◆ Task brief: From the line that contains "LM_STEP_REJECTED = 2" to the last line of the entries, write each line out exactly; include both ends and nothing else.

[Collected data entries]
+LD_HD int lt_row(int e) { return (e >= 1) + (e >= 3) + (e >= 6) + (e >= 10) + (e >= 15); }
+LD_HD double lm_scaled_entry(const double* scale, const double* H, int i, int j) {
+  LD_FP_CONTRACT_FAST
+  return scale[i] * scale[j] * H[h_idx(j, i)];
+}
+LD_HD double lm_scaled_grad(const double* scale, const double* g, int i) { return scale[i] * g[i]; }
+LD_HD double lm_diag_clamp(double d) {
+  if (d < 1e-6) d = 1e-6;
+  if (d > 1e32) d = 1e32;
+  return d;
+}
+LD_HD double lm_damped(double a, double diag, double inv_radius) {
+  LD_FP_CONTRACT_FAST
+  return a + diag * inv_radius;
+}
+LD_HD double lm_row_quad(const double* ar, const double* step, int i) {
+  LD_FP_CONTRACT_FAST
+  double row = 0.0;
+  LD_UNROLL
+  for (int j = 0; j < 5; j++) { if (j < i) row += ar[j] * step[j]; }
+  return 2.0 * row + ar[i] * step[i];
+}
+LD_HD double lm_gabs(double g) { const double a = fabs(g); return a == a ? a : 0.0; }
+LD_HD double lm_jacobi_scale(double hjj) { return 1.0 / (1.0 + sqrt(hjj)); }
+LD_HD double lm_delta(double step, double scale) { return step * scale; }
+LD_HD double lm_cand_t(double t, double step, double scale) {
+  LD_FP_CONTRACT_FAST
+  return t + step * scale;
+}
+
+LD_HD bool lm_invalid_step(LmState& st) {
+  if (++st.invalid_run >= 5) { st.termination = LM_TERM_INVALID_STEPS; return false; }
+  st.radius = st.radius * 0.5;
+  return true;
+}
+
+LD_HD bool lm_solve_step(LmState& st, const double* A0 , const double* gs ) {
+  LD_FP_CONTRACT_FAST
+  double A[21];
+  LD_UNROLL
+  for (int e = 0; e < 21; e++) A[e] = A0[e];
+  const double inv_radius = 1.0 / st.radius;
+  LD_UNROLL
+  for (int j = 0; j < 6; j++) A[lt_idx(j, j)] = lm_damped(A[lt_idx(j, j)], st.diag[j], inv_radius);
+  double y[6];
+  const bool ok = chol_solve6_packed(A, gs, y);
+  st.reuse_diagonal = 1;
+  if (!ok) return false;
+  double step[6];
+  double sg = 0.0, shs = 0.0;
+  LD_UNROLL
+  for (int i = 0; i < 6; i++) step[i] = -y[i];
+  LD_UNROLL
+  for (int i = 0; i < 6; i++) {
+    sg += step[i] * gs[i];
+    shs += step[i] * lm_row_quad(A0 + lt_idx(i, 0), step, i);
+  }
+  const double mcc = -sg - 0.5 * shs;
+  if (!(mcc > 0.0)) return false;
+  st.invalid_run = 0;
+  st.model_cost_change = mcc;
+  double delta[3];
+  LD_UNROLL
+  for (int j = 0; j < 3; j++) delta[j] = lm_delta(step[j], st.scale[j]);
+  quat_plus(st.q, delta, st.cand_q);
+  LD_UNROLL
+  for (int k = 0; k < 3; k++) st.cand_t[k] = lm_cand_t(st.t[k], step[3 + k], st.scale[3 + k]);
+  return true;
+}
+
 LD_HD int lm_propose(LmState& st) {
   LD_FP_CONTRACT_FAST
+  double A0[21], gs[6];
+  bool formed = false;
   while (true) {
     if (st.iter >= kLmMaxIterations) { st.termination = LM_TERM_MAX_ITER; return LM_DONE; }
     if (st.radius < 1e-32) { st.termination = LM_TERM_RADIUS; return LM_DONE; }
     st.iter++;
-    double sc[6], gs[6];
-    LD_UNROLL
-    for (int i = 0; i < 6; i++) { sc[i] = st.scale[i]; gs[i] = sc[i] * st.g[i]; }
-    double A[21];
-    LD_UNROLL
-    for (int i = 0; i < 6; i++) {
-      LD_UNROLL
-      for (int j = 0; j <= i; j++) A[lt_idx(i, j)] = sc[i] * sc[j] * st.H[h_idx(j, i)];
-    }
-    if (!st.reuse_diagonal) {
-      LD_UNROLL
-      for (int j = 0; j < 6; j++) {
-        double d = A[lt_idx(j, j)];
-        if (d < 1e-6) d = 1e-6;
-        if (d > 1e32) d = 1e32;
-        st.diag[j] = d;
+    if (!formed) {
+      LD_UNROLL
+      for (int i = 0; i < 6; i++) gs[i] = lm_scaled_grad(st.scale, st.g, i);
+      LD_UNROLL
+      for (int i = 0; i < 6; i++) {
+        LD_UNROLL
+        for (int j = 0; j <= i; j++) A0[lt_idx(i, j)] = lm_scaled_entry(st.scale, st.H, i, j);
       }
-    }
-    const double inv_radius = 1.0 / st.radius;
-    LD_UNROLL
-    for (int j = 0; j < 6; j++) A[lt_idx(j, j)] += st.diag[j] * inv_radius;
-    double y[6];
-    const bool ok = chol_solve6_packed(A, gs, y);
-    st.reuse_diagonal = 1;
-    double mcc = 0.0;
-    double step[6];
-    if (ok) {
-      double sg = 0.0, shs = 0.0;
-      LD_UNROLL
-      for (int i = 0; i < 6; i++) step[i] = -y[i];
-      LD_UNROLL
-      for (int i = 0; i < 6; i++) {
-        sg += step[i] * gs[i];
-        double row = 0.0;
+      if (!st.reuse_diagonal) {
         LD_UNROLL
-        for (int j = 0; j < i; j++) row += (sc[i] * sc[j] * st.H[h_idx(j, i)]) * step[j];
-        shs += step[i] * (2.0 * row + (sc[i] * sc[i] * st.H[h_idx(i, i)]) * step[i]);
+        for (int j = 0; j < 6; j++) st.diag[j] = lm_diag_clamp(A0[lt_idx(j, j)]);
       }
-      mcc = -sg - 0.5 * shs;
-    }
-    if (!ok || !(mcc > 0.0)) {
-      if (++st.invalid_run >= 5) { st.termination = LM_TERM_INVALID_STEPS; return LM_DONE; }
-      st.radius = st.radius * 0.5;
-      continue;
-    }
-    st.invalid_run = 0;
-    st.model_cost_change = mcc;
-    double delta[6];
-    LD_UNROLL
-    for (int j = 0; j < 6; j++) delta[j] = step[j] * sc[j];
-    quat_plus(st.q, delta, st.cand_q);
-    LD_UNROLL
-    for (int k = 0; k < 3; k++) st.cand_t[k] = st.t[k] + delta[3 + k];
-    return LM_NEED_EVAL;
-  }
-}
-
-LD_HD int lm_begin(LmState& st, const double* q0, const double* t0, const double* acc,
-                   int n_blocks, int apply_on_ftol, const double* pre_scale = nullptr) {
+      formed = true;
+    }
+    if (lm_solve_step(st, A0, gs)) return LM_NEED_EVAL;
+    if (!lm_invalid_step(st)) return LM_DONE;
+  }
+}
+
+LD_HD void lm_begin_prepare(LmState& st, const double* q0, const double* t0, int apply_on_ftol) {
   LD_UNROLL
   for (int k = 0; k < 4; k++) st.q[k] = st.cand_q[k] = q0[k];
   LD_UNROLL
@@ -816,21 +849,27 @@
   LD_UNROLL
   for (int j = 0; j < 21; j++) st.H[j] = 0.0;
   st.x_norm = norm7(st.q, st.t);
+}
+
+LD_HD int lm_begin(LmState& st, const double* q0, const double* t0, const double* acc,
+                   int n_blocks, int apply_on_ftol, const double* pre_scale = nullptr) {
+  lm_begin_prepare(st, q0, t0, apply_on_ftol);
   if (n_blocks == 0) { st.termination = LM_TERM_NO_RESIDUALS; return LM_DONE; }
   if (acc[28] != 0.0) { st.termination = LM_TERM_EVAL_FAILURE; return LM_DONE; }
   st.cost = acc[0]; st.initial_cost = acc[0];
   double gmax = 0.0;
   LD_UNROLL
-  for (int j = 0; j < 6; j++) { st.g[j] = acc[1 + j]; const double ag = fabs(st.g[j]); if (ag > gmax) gmax = ag; }
+  for (int j = 0; j < 6; j++) { st.g[j] = acc[1 + j]; const double ag = lm_gabs(st.g[j]); if (ag > gmax) gmax = ag; }
   LD_UNROLL
   for (int j = 0; j < 21; j++) st.H[j] = acc[7 + j];
   LD_UNROLL
-  for (int j = 0; j < 6; j++) st.scale[j] = pre_scale ? pre_scale[j] : 1.0 / (1.0 + sqrt(st.H[h_idx(j, j)]));
+  for (int j = 0; j < 6; j++) st.scale[j] = pre_scale ? pre_scale[j] : lm_jacobi_scale(st.H[h_idx(j, j)]);
   if (gmax <= 1e-10) { st.termination = LM_TERM_GRAD_TOL; return LM_DONE; }
   return lm_propose(st);
 }
 
-LD_HD int lm_update(LmState& st, const double* acc) {
+enum { LM_STEP_DONE = 0, LM_STEP_ACCEPTED = 1, LM_STEP_REJECTED = 2 };
+LD_HD int lm_decide(LmState& st, const double* acc) {
   LD_FP_CONTRACT_FAST
   const double cand_cost = (acc[28] != 0.0) ? DBL_MAX : acc[0];
   double dq[4], dt[3];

◆ Output for this exercise:
+enum { LM_STEP_DONE = 0, LM_STEP_ACCEPTED = 1, LM_STEP_REJECTED = 2 };
+LD_HD int lm_decide(LmState& st, const double* acc) {
   LD_FP_CONTRACT_FAST
   const double cand_cost = (acc[28] != 0.0) ? DBL_MAX : acc[0];
   double dq[4], dt[3];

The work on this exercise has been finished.